» PROBLEM DETAILS:
Lines before the one containing "io_ldv(p + 4 * q);" are not wanted. Transcribe that line and all after it exactly, to the end of the entries.
(ENTRIES SHOWN)
@@ -648,6 +697,17 @@
     const __amdgpu_buffer_rsrc_t rs_add = make_rsrc_at(add ? (const void*)add : (const void*)out, out_base, out_bytes);
     const __amdgpu_buffer_rsrc_t rs_mask = make_rsrc_at(mask ? (const void*)mask : (const void*)out, out_base, out_bytes);
     const __amdgpu_buffer_rsrc_t rs_bwy = make_rsrc_at(bw.y ? bw.y : (const void*)out, out_base, out_bytes);
+    const bool mbit = bw.maskbits != nullptr;
+    constexpr int MSH = OS == 4 ? 5 : 4;
+    constexpr unsigned MLO = (unsigned)OS - 1u;
+    const __amdgpu_buffer_rsrc_t rs_mbits = make_rsrc_at(mbit ? (const void*)bw.maskbits : (const void*)out, out_base / (8 * OS),
+                                                         mbit ? out_bytes / (8 * OS) : out_base / (8 * OS));
+    const __amdgpu_buffer_rsrc_t rs_maskx = mbit ? rs_mbits : rs_mask;
+    const unsigned mbitpos = (unsigned)lane & (8u * OS - 1u);
+    auto mask_off = [&](unsigned off) { return mbit ? ((off >> MSH) & ~MLO) : off; };
+    auto mask_keep = [&](unsigned raw) {
+        return mbit ? ((raw >> mbitpos) & 1u) != 0u : __builtin_bit_cast(float, raw << (32 - 8 * OS)) > 0.f;
+    };
     float bw_mu[TJ], bw_rs[TJ], bw_sc[TJ], bw_sh[TJ], bw_s1[TJ], bw_s2[TJ];
     if constexpr (BWE) {
         const int gcol = (m0 / bw.Mg) * g.Co + n0 + wn * (BN / WN) + (lane & 31);
@@ -664,8 +724,9 @@
         const unsigned rowstep = (unsigned)g.Co * (unsigned)OS;
         const unsigned lane_base = (unsigned)(m0 - opix_lo + wm * 64 + RQ * 4 * (lane >> 5)) * rowstep + colb2;
         const __amdgpu_buffer_rsrc_t rs_add0 = add ? rs_add : make_rsrc(out, 0);
-        const __amdgpu_buffer_rsrc_t rs_mask0 = mask ? rs_mask : make_rsrc(out, 0);
-        const bool nomask = mask == nullptr;
+        const __amdgpu_buffer_rsrc_t rs_mask0 = (mask || mbit) ? rs_maskx : make_rsrc(out, 0);
+        const bool nomask = mask == nullptr && !mbit;
+        const unsigned mrowstep = mbit ? rowstep >> MSH : rowstep;
         const __amdgpu_buffer_rsrc_t rs_aout = make_rsrc_at(bw.a_out ? bw.a_out : (void*)out, out_base,
                                                             bw.a_out ? out_bytes : out_base);
         constexpr bool ROWS = OS == 2 && BN == 128;
@@ -677,17 +738,19 @@
 #pragma unroll
             for (int j = 0; j < TJ; ++j) {
                 const unsigned voff = lane_base + (unsigned)(i * RI) * rowstep + (unsigned)j * 32u * OS;
-                float av[16], mv[16], yv[16];
+                float av[16], yv[16];
+                unsigned mv[16];
+                const unsigned mvoff = mask_off(voff);
 #pragma unroll
                 for (int r = 0; r < 16; ++r) yv[r] = ld_el_s<TO>(rs_bwy, voff, (unsigned)(RQ * ((r & 3) + 8 * (r >> 2))) * rowstep);
 #pragma unroll
                 for (int r = 0; r < 16; ++r) av[r] = ld_el_s<TO>(rs_add0, voff, (unsigned)(RQ * ((r & 3) + 8 * (r >> 2))) * rowstep);
 #pragma unroll
-                for (int r = 0; r < 16; ++r) mv[r] = ld_el_s<TO>(rs_mask0, voff, (unsigned)(RQ * ((r & 3) + 8 * (r >> 2))) * rowstep);
+                for (int r = 0; r < 16; ++r) mv[r] = ld_raw<TO>(rs_mask0, mvoff, (unsigned)(RQ * ((r & 3) + 8 * (r >> 2))) * mrowstep);
 #pragma unroll
                 for (int r = 0; r < 16; ++r) {
                     float v = acc[i][j][r] + av[r];
-                    v = (mv[r] > 0.f || nomask) ? v : 0.f;
+                    v = (mask_keep(mv[r]) || nomask) ? v : 0.f;
                     const float t = __builtin_fmaf(yv[r] - bw_mu[j], bw_sc[j], bw_sh[j]);
                     if (bw.mscale) v = t > 0.f ? v : 0.f;
                     bw_s1[j] += v;
@@ -719,7 +782,7 @@
         const unsigned rowstep = (unsigned)g.Co * (unsigned)OS;
         const unsigned lane_base = (unsigned)((wm * 64 + 4 * (lane >> 5)) * g.Co + n0 + wn * (BN / WN) + (lane & 31)) * (unsigned)OS;
         if constexpr (OS == 2 && BN == 128) {
-            if (!add && !mask) {
+            if (!add && !mask && !mbit) {
                 constexpr int WC = BN / WN, EPP = WC + 4, LPR = WC / 4, RPI = 64 / LPR, NI = 32 / RPI;
                 __syncthreads();
                 float* ep = smem + wave * (32 * EPP);
@@ -768,12 +831,13 @@
                         acc[i][j][r] = (bw.relu && v < 0.f) ? 0.f : v;
                     }
                 }
-                if (mask) {
-                    float mv[16];
-#pragma unroll
-                    for (int r = 0; r < 16; ++r) mv[r] = ld_el_s<TO>(rs_mask, voff, (unsigned)((r & 3) + 8 * (r >> 2)) * rowstep);
-#pragma unroll
-                    for (int r = 0; r < 16; ++r) acc[i][j][r] = mv[r] > 0.f ? acc[i][j][r] : 0.f;
+                if (mask || mbit) {
+                    unsigned mv[16];
+                    const unsigned mvoff = mask_off(voff), mrowstep = mbit ? rowstep >> MSH : rowstep;
+#pragma unroll
+                    for (int r = 0; r < 16; ++r) mv[r] = ld_raw<TO>(rs_maskx, mvoff, (unsigned)((r & 3) + 8 * (r >> 2)) * mrowstep);
+#pragma unroll
+                    for (int r = 0; r < 16; ++r) acc[i][j][r] = mask_keep(mv[r]) ? acc[i][j][r] : 0.f;
                 }
 #pragma unroll
                 for (int r = 0; r < 16; ++r) {
@@ -820,15 +884,15 @@
                     acc[i][j][r] = (bw.relu && v < 0.f) ? 0.f : v;
                 }
         }
-        if (mask) {
+        if (mask || mbit) {
 #pragma unroll
             for (int j = 0; j < TJ; ++j) {
-                float mv[16];
+                unsigned mv[16];
 #pragma unroll
                 for (int r = 0; r < 16; ++r)
-                    mv[r] = ld_el<TO>(rs_mask, rowb[r] == kInvalidOff ? kInvalidOff : rowb[r] + j * JS);
-#pragma unroll
-                for (int r = 0; r < 16; ++r) acc[i][j][r] = mv[r] > 0.f ? acc[i][j][r] : 0.f;
+                    mv[r] = ld_raw<TO>(rs_maskx, rowb[r] == kInvalidOff ? kInvalidOff : mask_off(rowb[r] + j * JS));
+#pragma unroll
+                for (int r = 0; r < 16; ++r) acc[i][j][r] = mask_keep(mv[r]) ? acc[i][j][r] : 0.f;
             }
         }
 #pragma unroll
@@ -2442,22 +2506,6 @@
         for (int k = 1; k < 8; ++k) s += red[k][tx];
         reinterpret_cast<f32x4*>(dst)[i] = s;
     }
-}
-
-template <typename T>
-__global__ __launch_bounds__(256) void pack_sign_bits_kernel(const T* __restrict__ t, uint32_t* __restrict__ bits,
-                                                             size_t nwords) {
-    const size_t i = (size_t)blockIdx.x * 256 + threadIdx.x;
-    if (i >= nwords) return;
-    const T* p = t + i * 32;
-    uint32_t w = 0;
-#pragma unroll
-    for (int q = 0; q < 8; ++q) {
-        const f32x4 v = io_ldv(p + 4 * q);
-#pragma unroll
-        for (int e = 0; e < 4; ++e) w |= (v[e] > 0.f ? 1u : 0u) << (4 * q + e);
-    }
-    bits[i] = w;
 }
 
 inline size_t io_filter_row(const IoConvGeom& g) {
(End ENTRIES SHOWN)
» EXERCISE RESULT:
-        const f32x4 v = io_ldv(p + 4 * q);
-#pragma unroll
-        for (int e = 0; e < 4; ++e) w |= (v[e] > 0.f ? 1u : 0u) << (4 * q + e);
-    }
-    bits[i] = w;
 }
 
 inline size_t io_filter_row(const IoConvGeom& g) {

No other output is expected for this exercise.